[Opening EXTRACTED DATA section]

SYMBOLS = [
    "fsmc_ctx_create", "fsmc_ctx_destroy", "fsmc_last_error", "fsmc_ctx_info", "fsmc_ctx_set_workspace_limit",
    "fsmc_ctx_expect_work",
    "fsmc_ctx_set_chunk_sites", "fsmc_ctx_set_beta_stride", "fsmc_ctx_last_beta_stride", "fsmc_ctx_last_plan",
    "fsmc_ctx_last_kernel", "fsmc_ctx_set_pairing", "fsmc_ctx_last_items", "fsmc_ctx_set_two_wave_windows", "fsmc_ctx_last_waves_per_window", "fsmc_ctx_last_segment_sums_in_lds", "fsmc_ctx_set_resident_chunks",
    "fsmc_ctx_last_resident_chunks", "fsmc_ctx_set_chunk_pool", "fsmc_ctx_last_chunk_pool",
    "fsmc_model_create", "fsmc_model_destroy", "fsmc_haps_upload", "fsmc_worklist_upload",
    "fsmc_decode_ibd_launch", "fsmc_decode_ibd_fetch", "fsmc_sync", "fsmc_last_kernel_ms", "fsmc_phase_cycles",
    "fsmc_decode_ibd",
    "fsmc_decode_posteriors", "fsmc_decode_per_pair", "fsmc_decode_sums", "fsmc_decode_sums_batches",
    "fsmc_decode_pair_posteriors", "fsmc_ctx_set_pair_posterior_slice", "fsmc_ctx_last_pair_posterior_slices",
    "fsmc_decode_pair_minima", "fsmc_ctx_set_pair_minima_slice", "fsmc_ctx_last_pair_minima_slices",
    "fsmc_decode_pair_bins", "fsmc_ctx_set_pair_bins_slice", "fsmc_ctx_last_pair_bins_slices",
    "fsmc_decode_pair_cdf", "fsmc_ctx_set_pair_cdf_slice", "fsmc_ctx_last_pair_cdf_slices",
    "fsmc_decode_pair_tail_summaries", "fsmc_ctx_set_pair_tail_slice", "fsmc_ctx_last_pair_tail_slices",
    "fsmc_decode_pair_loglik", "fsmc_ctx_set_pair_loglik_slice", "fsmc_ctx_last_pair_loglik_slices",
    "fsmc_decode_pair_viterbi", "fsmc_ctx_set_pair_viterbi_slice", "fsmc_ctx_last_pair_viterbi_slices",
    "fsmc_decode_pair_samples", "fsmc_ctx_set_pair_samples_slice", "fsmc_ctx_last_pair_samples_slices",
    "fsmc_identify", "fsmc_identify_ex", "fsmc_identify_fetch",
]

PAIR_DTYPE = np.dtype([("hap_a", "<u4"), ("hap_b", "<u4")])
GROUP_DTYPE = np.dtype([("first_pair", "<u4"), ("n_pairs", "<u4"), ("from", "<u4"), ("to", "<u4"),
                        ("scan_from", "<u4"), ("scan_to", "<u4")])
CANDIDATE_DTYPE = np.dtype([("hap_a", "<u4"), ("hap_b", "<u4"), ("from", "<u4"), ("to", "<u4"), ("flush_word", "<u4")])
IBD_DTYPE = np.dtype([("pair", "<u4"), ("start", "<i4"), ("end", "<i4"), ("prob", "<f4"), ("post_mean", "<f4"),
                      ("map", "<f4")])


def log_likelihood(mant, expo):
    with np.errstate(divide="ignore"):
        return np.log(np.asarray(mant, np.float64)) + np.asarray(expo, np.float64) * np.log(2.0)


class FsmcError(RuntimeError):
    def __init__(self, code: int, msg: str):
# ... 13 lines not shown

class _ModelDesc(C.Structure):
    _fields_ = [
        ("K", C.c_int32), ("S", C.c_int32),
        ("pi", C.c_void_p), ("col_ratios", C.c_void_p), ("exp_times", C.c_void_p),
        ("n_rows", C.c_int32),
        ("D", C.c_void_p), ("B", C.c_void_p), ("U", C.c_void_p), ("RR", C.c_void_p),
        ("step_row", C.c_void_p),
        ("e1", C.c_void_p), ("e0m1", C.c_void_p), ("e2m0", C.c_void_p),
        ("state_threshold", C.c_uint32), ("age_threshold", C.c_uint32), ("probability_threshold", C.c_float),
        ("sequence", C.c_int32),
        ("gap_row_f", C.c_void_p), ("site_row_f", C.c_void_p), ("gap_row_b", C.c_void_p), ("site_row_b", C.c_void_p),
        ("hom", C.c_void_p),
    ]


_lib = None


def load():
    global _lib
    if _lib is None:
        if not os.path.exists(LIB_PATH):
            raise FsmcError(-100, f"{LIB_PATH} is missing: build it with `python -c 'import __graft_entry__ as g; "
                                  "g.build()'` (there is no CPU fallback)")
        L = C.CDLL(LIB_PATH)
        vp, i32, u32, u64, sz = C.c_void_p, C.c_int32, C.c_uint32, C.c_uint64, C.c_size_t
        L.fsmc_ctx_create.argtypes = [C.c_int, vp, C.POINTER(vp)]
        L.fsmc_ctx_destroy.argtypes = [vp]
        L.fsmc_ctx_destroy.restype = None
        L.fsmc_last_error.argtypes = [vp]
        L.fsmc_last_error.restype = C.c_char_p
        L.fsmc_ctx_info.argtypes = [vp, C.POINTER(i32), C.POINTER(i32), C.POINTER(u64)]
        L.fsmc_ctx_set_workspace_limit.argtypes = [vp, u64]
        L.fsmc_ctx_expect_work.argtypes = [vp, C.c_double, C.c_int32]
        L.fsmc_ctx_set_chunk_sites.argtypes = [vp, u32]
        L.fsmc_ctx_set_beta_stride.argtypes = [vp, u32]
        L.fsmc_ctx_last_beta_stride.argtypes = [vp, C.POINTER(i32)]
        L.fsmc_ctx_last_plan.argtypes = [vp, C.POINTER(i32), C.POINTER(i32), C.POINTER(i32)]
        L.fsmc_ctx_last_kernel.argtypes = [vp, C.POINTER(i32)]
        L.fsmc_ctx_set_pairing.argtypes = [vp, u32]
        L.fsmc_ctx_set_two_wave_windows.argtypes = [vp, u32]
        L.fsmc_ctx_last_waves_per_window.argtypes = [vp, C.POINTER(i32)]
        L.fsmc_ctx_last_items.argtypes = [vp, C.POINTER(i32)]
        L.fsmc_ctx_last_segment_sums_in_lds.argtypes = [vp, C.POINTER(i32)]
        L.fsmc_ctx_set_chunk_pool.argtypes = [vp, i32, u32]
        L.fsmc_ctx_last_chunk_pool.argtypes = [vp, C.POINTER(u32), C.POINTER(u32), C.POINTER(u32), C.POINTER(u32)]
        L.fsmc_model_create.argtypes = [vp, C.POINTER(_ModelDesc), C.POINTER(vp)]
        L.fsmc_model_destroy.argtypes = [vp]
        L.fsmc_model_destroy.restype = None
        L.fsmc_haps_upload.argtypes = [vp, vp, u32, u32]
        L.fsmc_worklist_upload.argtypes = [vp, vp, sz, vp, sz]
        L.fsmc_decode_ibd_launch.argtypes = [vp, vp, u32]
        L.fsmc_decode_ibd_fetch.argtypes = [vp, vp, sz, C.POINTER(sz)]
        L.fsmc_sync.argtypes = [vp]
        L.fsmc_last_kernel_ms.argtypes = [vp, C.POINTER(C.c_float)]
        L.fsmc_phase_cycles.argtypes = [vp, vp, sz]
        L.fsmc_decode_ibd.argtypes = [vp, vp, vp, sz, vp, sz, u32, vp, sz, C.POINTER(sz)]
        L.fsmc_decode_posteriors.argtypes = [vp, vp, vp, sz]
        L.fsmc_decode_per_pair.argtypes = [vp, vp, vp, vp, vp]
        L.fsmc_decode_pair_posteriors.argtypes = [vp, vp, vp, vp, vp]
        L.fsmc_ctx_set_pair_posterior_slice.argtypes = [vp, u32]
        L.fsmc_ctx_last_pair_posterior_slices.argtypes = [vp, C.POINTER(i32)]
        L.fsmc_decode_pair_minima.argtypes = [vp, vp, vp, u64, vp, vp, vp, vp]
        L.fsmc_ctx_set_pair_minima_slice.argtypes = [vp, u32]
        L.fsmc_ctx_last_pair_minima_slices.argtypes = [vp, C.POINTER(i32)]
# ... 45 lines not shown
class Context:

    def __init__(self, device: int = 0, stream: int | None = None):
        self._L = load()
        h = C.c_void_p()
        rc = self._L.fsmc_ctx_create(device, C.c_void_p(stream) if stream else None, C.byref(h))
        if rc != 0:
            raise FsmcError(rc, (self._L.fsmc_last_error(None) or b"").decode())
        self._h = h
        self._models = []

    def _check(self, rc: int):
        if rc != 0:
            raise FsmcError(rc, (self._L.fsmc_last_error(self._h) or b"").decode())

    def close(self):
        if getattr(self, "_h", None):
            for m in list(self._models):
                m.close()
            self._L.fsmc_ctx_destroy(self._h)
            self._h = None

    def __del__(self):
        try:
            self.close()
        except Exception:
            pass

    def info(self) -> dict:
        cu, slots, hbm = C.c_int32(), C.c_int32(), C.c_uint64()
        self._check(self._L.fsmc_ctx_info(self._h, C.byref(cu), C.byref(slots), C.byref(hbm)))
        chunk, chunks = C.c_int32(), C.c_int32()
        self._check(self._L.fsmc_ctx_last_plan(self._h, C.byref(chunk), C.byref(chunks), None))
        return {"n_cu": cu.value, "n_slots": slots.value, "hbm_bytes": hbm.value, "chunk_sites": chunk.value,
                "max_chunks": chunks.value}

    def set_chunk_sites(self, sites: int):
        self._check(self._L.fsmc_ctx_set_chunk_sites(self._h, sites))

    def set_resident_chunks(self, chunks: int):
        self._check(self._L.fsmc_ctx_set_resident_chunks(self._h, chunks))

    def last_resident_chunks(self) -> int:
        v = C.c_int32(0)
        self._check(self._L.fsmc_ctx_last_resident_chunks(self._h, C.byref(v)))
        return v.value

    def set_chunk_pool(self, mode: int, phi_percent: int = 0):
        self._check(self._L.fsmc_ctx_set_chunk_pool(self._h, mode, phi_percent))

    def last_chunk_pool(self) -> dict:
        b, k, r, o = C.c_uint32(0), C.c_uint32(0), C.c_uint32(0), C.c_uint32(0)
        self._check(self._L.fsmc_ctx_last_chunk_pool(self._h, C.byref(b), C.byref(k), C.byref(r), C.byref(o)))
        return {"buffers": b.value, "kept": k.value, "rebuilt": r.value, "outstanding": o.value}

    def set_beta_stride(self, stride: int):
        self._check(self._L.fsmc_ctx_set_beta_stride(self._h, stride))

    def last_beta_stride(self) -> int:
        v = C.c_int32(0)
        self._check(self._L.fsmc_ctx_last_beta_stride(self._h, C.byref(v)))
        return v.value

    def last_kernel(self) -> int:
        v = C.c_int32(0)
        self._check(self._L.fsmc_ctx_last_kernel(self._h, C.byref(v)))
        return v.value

[Closing EXTRACTED DATA section]

**THE PROBLEM**: Scan the data above; copy every line where "byref" appears.

**RESULT OF THE EXERCISE**:
        rc = self._L.fsmc_ctx_create(device, C.c_void_p(stream) if stream else None, C.byref(h))
        self._check(self._L.fsmc_ctx_info(self._h, C.byref(cu), C.byref(slots), C.byref(hbm)))
        self._check(self._L.fsmc_ctx_last_plan(self._h, C.byref(chunk), C.byref(chunks), None))
        self._check(self._L.fsmc_ctx_last_resident_chunks(self._h, C.byref(v)))
        self._check(self._L.fsmc_ctx_last_chunk_pool(self._h, C.byref(b), C.byref(k), C.byref(r), C.byref(o)))
        self._check(self._L.fsmc_ctx_last_beta_stride(self._h, C.byref(v)))
        self._check(self._L.fsmc_ctx_last_kernel(self._h, C.byref(v)))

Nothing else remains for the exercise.